▶ Required action
Retype the data below, every word of it, exactly.

▶ Saved data entries
────────────────────
def lib() -> ctypes.CDLL:
    global _lib
    if _lib is not None:
        return _lib
    if not os.path.exists(LIB_PATH):
        raise NativeError(
            f"{LIB_PATH} not found: build it with `python -m paint_with_words_sd_b200.csrc.build` "
            "(there is no CPU / PyTorch fallback for the attention path)")
    L = ctypes.CDLL(LIB_PATH)
    c_i, c_i64, c_vp, c_f, c_sz = ctypes.c_int, ctypes.c_int64, ctypes.c_void_p, ctypes.c_float, ctypes.c_size_t
    L.pww_version.restype = c_i
    L.pww_status_str.restype = ctypes.c_char_p
    L.pww_status_str.argtypes = [c_i]
    L.pww_last_cuda_error.restype = ctypes.c_char_p
    L.pww_device_supported.restype = c_i
    L.pww_xattn_workspace_bytes.restype = c_sz
    L.pww_xattn_workspace_bytes.argtypes = [c_i] * 5
    L.pww_xattn_stats_f16.restype = c_i
    L.pww_xattn_stats_f16.argtypes = [c_vp, c_vp, c_i, c_i, c_i, c_i, c_i, c_i64, c_i64, c_i64, c_i64, c_i, c_vp,
                                      c_vp, c_vp, c_sz, c_vp]
    L.pww_xattn_fwd_f16.restype = c_i
    L.pww_xattn_fwd_f16.argtypes = [c_vp, c_vp, c_vp, c_vp, c_i, c_i, c_i, c_i, c_i, c_i64, c_i64, c_i64, c_i64,
                                    c_i64, c_i64, c_vp, c_i64, c_vp, c_vp, c_vp, c_f, c_vp]
    L.pww_xattn_fused_workspace_bytes.restype = c_sz
    L.pww_xattn_fused_workspace_bytes.argtypes = []
    L.pww_xattn_fused_f16.restype = c_i
    L.pww_xattn_fused_f16.argtypes = [c_vp, c_vp, c_vp, c_vp, c_i, c_i, c_i, c_i, c_i, c_i64, c_i64, c_i64, c_i64,
                                      c_i64, c_i64, c_vp, c_i64, c_i, c_vp, c_vp, c_i, c_vp, c_f, c_vp, c_vp, c_sz, c_vp]
    L.pww_xattn_stats_multi_f16.restype = c_i
    L.pww_xattn_stats_multi_f16.argtypes = [c_vp, c_vp, c_i, c_i, c_i, c_i, c_i, c_i64, c_i64, c_i64, c_i64, c_vp, c_vp,
                                            c_vp, c_vp, c_sz, c_vp]
    L.pww_xattn_fwd_multi_f16.restype = c_i
    L.pww_xattn_fwd_multi_f16.argtypes = list(L.pww_xattn_fwd_f16.argtypes)
    L.pww_xattn_fused_multi_f16.restype = c_i
    L.pww_xattn_fused_multi_f16.argtypes = [c_vp, c_vp, c_vp, c_vp, c_i, c_i, c_i, c_i, c_i, c_i64, c_i64, c_i64, c_i64,
                                            c_i64, c_i64, c_vp, c_i64, c_i, c_vp, c_vp, c_vp, c_vp, c_f, c_vp, c_vp, c_sz,
                                            c_vp]
    L.pww_xattn_fused_rec_f16.restype = c_i
    L.pww_xattn_fused_rec_f16.argtypes = list(L.pww_xattn_fused_multi_f16.argtypes) + [c_vp, c_vp, c_vp, c_i64]
    L.pww_attn_fwd_f16.restype = c_i
    L.pww_attn_fwd_f16.argtypes = [c_vp, c_vp, c_vp, c_vp, c_i, c_i, c_i, c_i, c_i64, c_i64, c_i64, c_i64, c_f, c_vp]
    L.pww_groupnorm_workspace_bytes.restype = c_sz
    L.pww_groupnorm_workspace_bytes.argtypes = [c_i, c_i, c_i]
    L.pww_groupnorm_nhwc_f16.restype = c_i
    L.pww_groupnorm_nhwc_f16.argtypes = [c_vp, c_vp, c_i64, c_vp, c_vp, c_vp, c_i, c_i, c_i, c_i, c_f, c_i, c_vp, c_sz, c_vp]
    L.pww_geglu_f16.restype = c_i
    L.pww_geglu_f16.argtypes = [c_vp, c_vp, c_i64, c_i, c_vp]
    L.pww_add_layernorm_f16.restype = c_i
    L.pww_add_layernorm_f16.argtypes = [c_vp, c_vp, c_vp, c_vp, c_vp, c_vp, c_i64, c_i, c_f, c_vp]
    L.pww_resnet_residual_f16.restype = c_i
    L.pww_resnet_residual_f16.argtypes = [c_vp, c_vp, c_vp, c_vp, c_i64, c_i, c_vp]
    L.pww_control_inject_f16.restype = c_i
    L.pww_control_inject_f16.argtypes = [c_i, ctypes.POINTER(c_vp), ctypes.POINTER(c_vp), ctypes.POINTER(c_i64), c_i,
                                         c_vp, c_vp]
    L.pww_control_combine_f16.restype = c_i
    L.pww_control_combine_f16.argtypes = [c_i, c_i, ctypes.POINTER(c_vp), ctypes.POINTER(c_vp), ctypes.POINTER(c_i64),
                                          c_i, c_vp, c_vp]
    for name in EXPORTS:
        if name.endswith("_bf16"):
            twin = getattr(L, name[:-len("_bf16")] + "_f16")
            fn = getattr(L, name)
            fn.restype, fn.argtypes = twin.restype, list(twin.argtypes)
    L.pww_sampler_input.restype = c_i
    L.pww_sampler_input.argtypes = [c_vp, c_vp, c_vp, c_vp, c_i, c_i, c_i, c_i, c_i, c_vp]
    L.pww_sampler_update.restype = c_i
    L.pww_sampler_update.argtypes = [c_vp, c_i, c_i64, c_i64, c_i64, c_i64, c_vp, c_vp, c_i, c_vp, c_vp, c_vp, c_vp,
                                     c_i, c_i, c_i, c_vp]
    _lib = L
    return L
────────────────────
▶ Task response
def lib() -> ctypes.CDLL:
    global _lib
    if _lib is not None:
        return _lib
    if not os.path.exists(LIB_PATH):
        raise NativeError(
            f"{LIB_PATH} not found: build it with `python -m paint_with_words_sd_b200.csrc.build` "
            "(there is no CPU / PyTorch fallback for the attention path)")
    L = ctypes.CDLL(LIB_PATH)
    c_i, c_i64, c_vp, c_f, c_sz = ctypes.c_int, ctypes.c_int64, ctypes.c_void_p, ctypes.c_float, ctypes.c_size_t
    L.pww_version.restype = c_i
    L.pww_status_str.restype = ctypes.c_char_p
    L.pww_status_str.argtypes = [c_i]
    L.pww_last_cuda_error.restype = ctypes.c_char_p
    L.pww_device_supported.restype = c_i
    L.pww_xattn_workspace_bytes.restype = c_sz
    L.pww_xattn_workspace_bytes.argtypes = [c_i] * 5
    L.pww_xattn_stats_f16.restype = c_i
    L.pww_xattn_stats_f16.argtypes = [c_vp, c_vp, c_i, c_i, c_i, c_i, c_i, c_i64, c_i64, c_i64, c_i64, c_i, c_vp,
                                      c_vp, c_vp, c_sz, c_vp]
    L.pww_xattn_fwd_f16.restype = c_i
    L.pww_xattn_fwd_f16.argtypes = [c_vp, c_vp, c_vp, c_vp, c_i, c_i, c_i, c_i, c_i, c_i64, c_i64, c_i64, c_i64,
                                    c_i64, c_i64, c_vp, c_i64, c_vp, c_vp, c_vp, c_f, c_vp]
    L.pww_xattn_fused_workspace_bytes.restype = c_sz
    L.pww_xattn_fused_workspace_bytes.argtypes = []
    L.pww_xattn_fused_f16.restype = c_i
    L.pww_xattn_fused_f16.argtypes = [c_vp, c_vp, c_vp, c_vp, c_i, c_i, c_i, c_i, c_i, c_i64, c_i64, c_i64, c_i64,
                                      c_i64, c_i64, c_vp, c_i64, c_i, c_vp, c_vp, c_i, c_vp, c_f, c_vp, c_vp, c_sz, c_vp]
    L.pww_xattn_stats_multi_f16.restype = c_i
    L.pww_xattn_stats_multi_f16.argtypes = [c_vp, c_vp, c_i, c_i, c_i, c_i, c_i, c_i64, c_i64, c_i64, c_i64, c_vp, c_vp,
                                            c_vp, c_vp, c_sz, c_vp]
    L.pww_xattn_fwd_multi_f16.restype = c_i
    L.pww_xattn_fwd_multi_f16.argtypes = list(L.pww_xattn_fwd_f16.argtypes)
    L.pww_xattn_fused_multi_f16.restype = c_i
    L.pww_xattn_fused_multi_f16.argtypes = [c_vp, c_vp, c_vp, c_vp, c_i, c_i, c_i, c_i, c_i, c_i64, c_i64, c_i64, c_i64,
                                            c_i64, c_i64, c_vp, c_i64, c_i, c_vp, c_vp, c_vp, c_vp, c_f, c_vp, c_vp, c_sz,
                                            c_vp]
    L.pww_xattn_fused_rec_f16.restype = c_i
    L.pww_xattn_fused_rec_f16.argtypes = list(L.pww_xattn_fused_multi_f16.argtypes) + [c_vp, c_vp, c_vp, c_i64]
    L.pww_attn_fwd_f16.restype = c_i
    L.pww_attn_fwd_f16.argtypes = [c_vp, c_vp, c_vp, c_vp, c_i, c_i, c_i, c_i, c_i64, c_i64, c_i64, c_i64, c_f, c_vp]
    L.pww_groupnorm_workspace_bytes.restype = c_sz
    L.pww_groupnorm_workspace_bytes.argtypes = [c_i, c_i, c_i]
    L.pww_groupnorm_nhwc_f16.restype = c_i
    L.pww_groupnorm_nhwc_f16.argtypes = [c_vp, c_vp, c_i64, c_vp, c_vp, c_vp, c_i, c_i, c_i, c_i, c_f, c_i, c_vp, c_sz, c_vp]
    L.pww_geglu_f16.restype = c_i
    L.pww_geglu_f16.argtypes = [c_vp, c_vp, c_i64, c_i, c_vp]
    L.pww_add_layernorm_f16.restype = c_i
    L.pww_add_layernorm_f16.argtypes = [c_vp, c_vp, c_vp, c_vp, c_vp, c_vp, c_i64, c_i, c_f, c_vp]
    L.pww_resnet_residual_f16.restype = c_i
    L.pww_resnet_residual_f16.argtypes = [c_vp, c_vp, c_vp, c_vp, c_i64, c_i, c_vp]
    L.pww_control_inject_f16.restype = c_i
    L.pww_control_inject_f16.argtypes = [c_i, ctypes.POINTER(c_vp), ctypes.POINTER(c_vp), ctypes.POINTER(c_i64), c_i,
                                         c_vp, c_vp]
    L.pww_control_combine_f16.restype = c_i
    L.pww_control_combine_f16.argtypes = [c_i, c_i, ctypes.POINTER(c_vp), ctypes.POINTER(c_vp), ctypes.POINTER(c_i64),
                                          c_i, c_vp, c_vp]
    for name in EXPORTS:
        if name.endswith("_bf16"):
            twin = getattr(L, name[:-len("_bf16")] + "_f16")
            fn = getattr(L, name)
            fn.restype, fn.argtypes = twin.restype, list(twin.argtypes)
    L.pww_sampler_input.restype = c_i
    L.pww_sampler_input.argtypes = [c_vp, c_vp, c_vp, c_vp, c_i, c_i, c_i, c_i, c_i, c_vp]
    L.pww_sampler_update.restype = c_i
    L.pww_sampler_update.argtypes = [c_vp, c_i, c_i64, c_i64, c_i64, c_i64, c_vp, c_vp, c_i, c_vp, c_vp, c_vp, c_vp,
                                     c_i, c_i, c_i, c_vp]
    _lib = L
    return L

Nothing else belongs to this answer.